И тут Гектор не смог удержаться от вопроса, мучившего его с тех пор, как он сошел на берег.
— Дан, вы говорите, что в баньо одни мужчины. А что происходит с захваченными женщинами? Куда их отправляют?
Мискито уловил боль в голосе Гектора.
— Почему вы спрашиваете? Захватили вашу женщину? Жену, да?
— Сестру. Элизабет. Ее взяли одновременно со мной, но посадили на другой корабль, и он не прибыл сюда, в Алжир.
— А ваша Элизабет красивая?
— Ее подружки говаривали, что Элизабет в младенчестве купали в майской росе.

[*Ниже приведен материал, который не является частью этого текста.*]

P = c_void_p
_SIGS = {
    'jvae_version': (c_char_p, []),
    'jvae_gemm_f32': (c_int, [c_int] * 4 + [P, c_long, c_long, c_long] * 3 + [P, c_int, c_int, c_int, P]),
    'jvae_splitk_fold_f32': (c_int, [P, P, P, c_int, c_long, c_int, c_int, c_int, P]),
    'jvae_conv2d_workspace_bytes': (c_size_t, [c_int] * 11),
    'jvae_conv2d_set_split_bf16': (c_int, [c_int]),
    'jvae_conv2d_set_split_shape16': (c_int, [c_int]),
    'jvae_conv2d_out_shape': (c_int, [c_int] * 8 + [POINTER(c_int), POINTER(c_int)]),
    'jvae_conv2d_route': (c_int, [c_int] * 17 + [POINTER(c_int), POINTER(c_int), POINTER(c_size_t), POINTER(c_int), POINTER(c_int)]),
    'jvae_conv2d_kernel_name': (c_char_p, [c_int]),
    'jvae_conv2d_fwd_f32': (c_int, [P, P, P, P] + [c_int] * 11 + [P, c_size_t, P]),
    'jvae_conv2d_stats_splits': (c_int, [c_int] * 11),
    'jvae_conv2d_fwd_stats_f32': (c_int, [P, P, P, P, P, POINTER(c_int)] + [c_int] * 11 + [P, c_size_t, P]),
    'jvae_conv2d_dgrad_f32': (c_int, [P, P, P] + [c_int] * 11 + [P, c_size_t, P]),
    'jvae_conv2d_wgrad_f32': (c_int, [P, P, P, P, c_int] + [c_int] * 11 + [P, c_size_t, P]),
    'jvae_b8_pack_f32': (c_int, [P, P, c_int, c_int, c_long, P]),
    'jvae_b8_unpack_f32': (c_int, [P, P, c_int, c_int, c_long, c_int, P]),
    'jvae_conv2d_native_b8': (c_int, [c_int] * 11),
    'jvae_conv2d_workspace_bytes_b8': (c_size_t, [c_int] * 11),
    'jvae_conv2d_stats_splits_b8': (c_int, [c_int] * 11),
    'jvae_conv2d_fwd_b8': (c_int, [P, P, P, P, c_int, P, POINTER(c_int)] + [c_int] * 11 + [P, c_size_t, P]),
    'jvae_conv2d_dgrad_b8': (c_int, [P, P, P] + [c_int] * 11 + [P, c_size_t, P]),
    'jvae_conv2d_wgrad_b8': (c_int, [P, P, P, P, c_int] + [c_int] * 11 + [P, c_size_t, P]),
    'jvae_bn_workspace_bytes_b8': (c_size_t, [c_int]),
    'jvae_bn_plan_b8': (c_int, [c_int, c_int, c_long, POINTER(c_int), POINTER(c_int)]),
    'jvae_bn_fwd_b8': (c_int, [P] * 9 + [c_int, c_int, c_long, c_float, c_float, c_int, c_int, P, c_int, P, P, c_size_t, P]),
    'jvae_bn_bwd_b8': (c_int, [P] * 9 + [c_int, c_int, c_int, c_long, c_int, P, c_size_t, P]),
    'jvae_bn_finalize_b8': (c_int, [P] * 9 + [c_int, c_int, c_long, c_float, c_float, c_int, P, c_int, P, P, c_size_t, P]),
    'jvae_bn_sums_b8': (c_int, [P, P, P, c_int, c_int, c_long, P, c_size_t, P]),
    'jvae_bn_fwd_sync_b8': (c_int, [P] * 9 + [c_int, c_int, c_long, c_float, c_float, c_int, P, P, c_int, P, c_size_t, P]),
    'jvae_bn_bwd_sums_b8': (c_int, [P] * 7 + [c_int, c_int, c_long, c_int, P, c_size_t, P]),
    'jvae_bn_bwd_sync_b8': (c_int, [P] * 8 + [c_int, P, P, P, c_int, c_int, c_int, c_long, c_int, P, c_size_t, P]),
    'jvae_conv2d_affine_ok_b8': (c_int, [c_int] * 11),
    'jvae_conv2d_fwd_aff_b8': (c_int, [P, P, P, P, c_int, P, POINTER(c_int), P, P, c_int] + [c_int] * 11 + [P, c_size_t, P]),
    'jvae_conv2d_wgrad_aff_b8': (c_int, [P, P, P, P, c_int, P, P, c_int] + [c_int] * 11 + [P, c_size_t, P]),
    'jvae_relu_fwd_b8': (c_int, [P, P, c_long, P]),
    'jvae_relu_bwd_b8': (c_int, [P, P, P, c_long, P]),
    'jvae_bn_finalize_f32': (c_int, [P] * 10 + [c_int, c_int, c_int, c_float, c_float, c_int, P, c_int, P, P, c_size_t, P]),
    'jvae_conv2d_affine_ok': (c_int, [c_int] * 11),
    'jvae_conv2d_fwd_aff_f32': (c_int, [P, P, P, P, P, POINTER(c_int), P, P, c_int] + [c_int] * 11 + [P, c_size_t, P]),
    'jvae_conv2d_wgrad_aff_f32': (c_int, [P, P, P, P, c_int, P, P, c_int] + [c_int] * 11 + [P, c_size_t, P]),
    'jvae_pack_cache_configure': (c_int, [P, c_size_t]),
    'jvae_pack_cache_begin': (c_int, [P, c_longlong, P, c_int]),
    'jvae_pack_cache_end': (c_int, []),
    'jvae_pack_cache_pin': (c_int, []),
    'jvae_pack_cache_reset': (c_int, []),
    'jvae_pack_cache_stats': (c_int, [POINTER(c_int), POINTER(c_longlong), POINTER(c_longlong), POINTER(c_longlong)]),
    'jvae_channel_sum_workspace_bytes': (c_size_t, [c_int]),
    'jvae_channel_sum_f32': (c_int, [P, P, c_int, c_int, c_int, c_int, P, c_size_t, P]),
    'jvae_bn_workspace_bytes': (c_size_t, [c_int]),
    'jvae_bn_plan': (c_int, [c_int, c_int, c_int, POINTER(c_int), POINTER(c_int)]),
    'jvae_image_range': (c_int, [c_int, c_int, c_int, POINTER(c_int), POINTER(c_int)]),
    'jvae_bn_fwd_f32': (c_int, [P] * 9 + [c_int, c_int, c_int, c_float, c_float, c_int, c_int, P, c_size_t, P]),
    'jvae_bn_fwd_ext_f32': (c_int, [P] * 9 + [c_int, c_int, c_int, c_float, c_float, c_int, c_int, P, c_int, P, P, c_size_t, P]),
    'jvae_bn_sums_f32': (c_int, [P, P, P, c_int, c_int, c_int, P, c_size_t, P]),
    'jvae_bn_fwd_sync_f32': (c_int, [P] * 9 + [c_int, c_int, c_int, c_float, c_float, c_int, P, P, c_int, P, c_size_t, P]),
    'jvae_bn_bwd_sums_f32': (c_int, [P] * 7 + [c_int, c_int, c_int, c_int, P, c_size_t, P]),
    'jvae_bn_bwd_sync_f32': (c_int, [P] * 8 + [c_int, P, P, P, c_int, c_int, c_int, c_int, c_int, P]),
    'jvae_bn_bwd_f32': (c_int, [P] * 9 + [c_int, c_int, c_int, c_int, c_int, P, c_size_t, P]),
    'jvae_bn_eval_bwd_f32': (c_int, [P] * 7 + [c_int, c_int, c_int, c_float, c_int, P]),
    'jvae_act_fwd_f32': (c_int, [P, P, c_long, c_int, P]),
    'jvae_act_bwd_f32': (c_int, [P, P, P, c_long, c_int, P]),
    'jvae_dict_stats_f32': (c_int, [P, P, c_int, c_int, P]),
    'jvae_latent_fwd_f32': (c_int, [P] * 13 + [c_int] * 6 + [c_float] * 3 + [c_int, c_int, c_float, P]),
    'jvae_latent_bwd_f32': (c_int, [P] * 17 + [c_int] * 6 + [c_float] * 3 + [c_int, c_int, P, c_size_t, P]),
    'jvae_latent_fwd_wdev_f32': (c_int, [P] * 13 + [c_int] * 6 + [c_float] * 3 + [c_int, c_int, c_float, P, P]),
    'jvae_latent_bwd_wdev_f32': (c_int, [P] * 17 + [c_int] * 6 + [c_float] * 3 + [c_int, c_int, P, P, c_size_t, P]),
    'jvae_recon_fwd_f32': (c_int, [P, P, P, c_int, P, c_int, c_int, c_int, P]),
    'jvae_recon_bwd_f32': (c_int, [P, P, P, c_int, P, P, P, P, P, c_int, c_int, c_int, c_int, P, c_size_t, P]),
    'jvae_mse_rows_fwd_f32': (c_int, [P, P, P, c_int, c_int, c_int, P]),
    'jvae_mse_rows_bwd_f32': (c_int, [P, P, P, P, c_int, c_int, c_int, P]),
    'jvae_elbo_fwd_f32': (c_int, [P, P, P, P, c_int, P, P, P, P, c_int, c_int, c_int, c_float, c_float, P]),
    'jvae_elbo_bwd_f32': (c_int, [P, P, P, P, c_int, P, P, P, P, c_int, c_int, c_int, c_int, c_float, c_float, P, c_size_t, P]),
    'jvae_elbo_fwd_wdev_f32': (c_int, [P, P, P, P, c_int, P, P, P, P, c_int, c_int, c_int, c_float, c_float, P, P]),
    'jvae_elbo_bwd_wdev_f32': (c_int, [P, P, P, P, c_int, P, P, P, P, c_int, c_int, c_int, c_int, c_float, c_float, P, P, c_size_t, P]),
    'jvae_measures_dev_f32': (c_int, [P, c_long, P, P, P, c_int, c_int, P, c_int, P, c_int, c_int, P, P, P, P]),
    'jvae_loss_sums_f32': (c_int, [P, P, c_int, P, P]),
    'jvae_measures_f32': (c_int, [P, c_long, P, P, P, c_int, c_int, P, c_int, P, c_int, c_int, P, P, c_int, P, P]),
    'jvae_dropout_f32': (c_int, [P, P, c_long, c_float, c_long, P]),
    'jvae_dropout_dev_f32': (c_int, [P, P, c_long, c_float, P, c_long, P]),
    'jvae_iws_f32': (c_int, [P, P, P, P, P, c_int, c_int, c_int, c_int, c_int, c_int, P, P, P]),
    'jvae_xent_fwd_f32': (c_int, [P, P, P, c_int, c_int, c_int, P]),
    'jvae_xent_bwd_f32': (c_int, [P, P, P, P, c_int, c_int, c_int, P]),
    'jvae_augment_u8_f32': (c_int, [P, P, P, P, P, c_int, c_int, c_int, c_int, c_int, c_int, P]),
    'jvae_sqnorm_workspace_bytes': (c_size_t, []),
    'jvae_sqnorm_accum_f32': (c_int, [P, c_long, P, c_int, P, c_size_t, P]),
    'jvae_clip_scale_f32': (c_int, [P, c_long, P, c_float, P]),
    'jvae_adam_step_dev_f32': (c_int, [P, P, P, P, c_long, P, c_int, c_float, c_float, c_float, P, P, P]),
    'jvae_adam_step_f32': (c_int, [P, P, P, P, c_long] + [c_float] * 5 + [c_long, c_float, P, P, P]),
    'jvae_sgd_step_f32': (c_int, [P, P, P, c_long, c_float, c_float, c_int, c_float, c_int, c_float, P, P, P]),
    'jvae_pool2d_out_shape': (c_int, [c_int] * 5 + [POINTER(c_int), POINTER(c_int)]),
    'jvae_pool2d_fwd_f32': (c_int, [P, P, P, c_long] + [c_int] * 6 + [P]),
    'jvae_pool2d_bwd_f32': (c_int, [P, P, P, c_long] + [c_int] * 6 + [P]),
    'jvae_upsample_nearest_fwd_f32': (c_int, [P, P, c_long, c_int, c_int, c_int, P]),
    'jvae_upsample_nearest_bwd_f32': (c_int, [P, P, c_long, c_int, c_int, c_int, P]),
    'jvae_pool2d_fwd_b8': (c_int, [P, P, P, c_long] + [c_int] * 6 + [P]),
    'jvae_pool2d_bwd_b8': (c_int, [P, P, P, c_long] + [c_int] * 6 + [P]),
    'jvae_upsample_nearest_fwd_b8': (c_int, [P, P, c_long, c_int, c_int, c_int, P]),
    'jvae_upsample_nearest_bwd_b8': (c_int, [P, P, c_long, c_int, c_int, c_int, P]),
    'jvae_roc_workspace_bytes': (c_size_t, [c_int, c_long, c_long]),
    'jvae_roc_curve_f32': (c_int, [P] * 10 + [c_int, c_long, c_long, c_int, P, c_size_t, P]),
    'jvae_misclass_scores_f32': (c_int, [P] * 5 + [c_int, c_int, c_long, c_long, P]),
    'jvae_misclass_split_workspace_bytes': (c_size_t, [c_long]),
    'jvae_misclass_split_f32': (c_int, [P, P, P, P, c_int, c_long, P, c_size_t, P]),
    'jvae_misclass_confusion_f32': (c_int, [P] * 5 + [c_int, c_long, c_int, P]),
    'jvae_odin_head_f32': (c_int, [P, P, P, P, c_int, c_int, c_int, c_int, c_long, c_long, P]),
    'jvae_odin_perturb_f32': (c_int, [P, P, P, P, P, c_long, c_int, P]),
}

Там, откуда я происхожу, молодые женщины собирают утреннюю росу на рассвете первого дня мая и умываются ею. Считается, что от этого они станут красавицами на весь год.
— Если она так хороша, как вы говорите, — ответил Дан, — тогда вам не о чем беспокоиться. Турки обращаются с пленницами совсем иначе, чем с пленниками. Они никогда не выставляют женщин на торги и относятся к ним с уважением. Но все равно женщины — узницы, и если кто-то из них родом из богатой или влиятельной семьи, турки потребуют большой выкуп.
— А если у женщины нет богатой родни? — тихо спросил Гектор.
— Тогда красивая женщина останется в доме своего владельца. Она будет служанкой — или даже выйдет замуж за своего похитителя. — Дан замолчал, не зная, как осторожно объяснить, что, вероятнее всего, Элизабет станет наложницей своего хозяина, но тут со двора донеслись свист и ругань. — Пошли. Людей пригнали с работ. А вам нужно многое узнать, если вы хотите выжить в баньо.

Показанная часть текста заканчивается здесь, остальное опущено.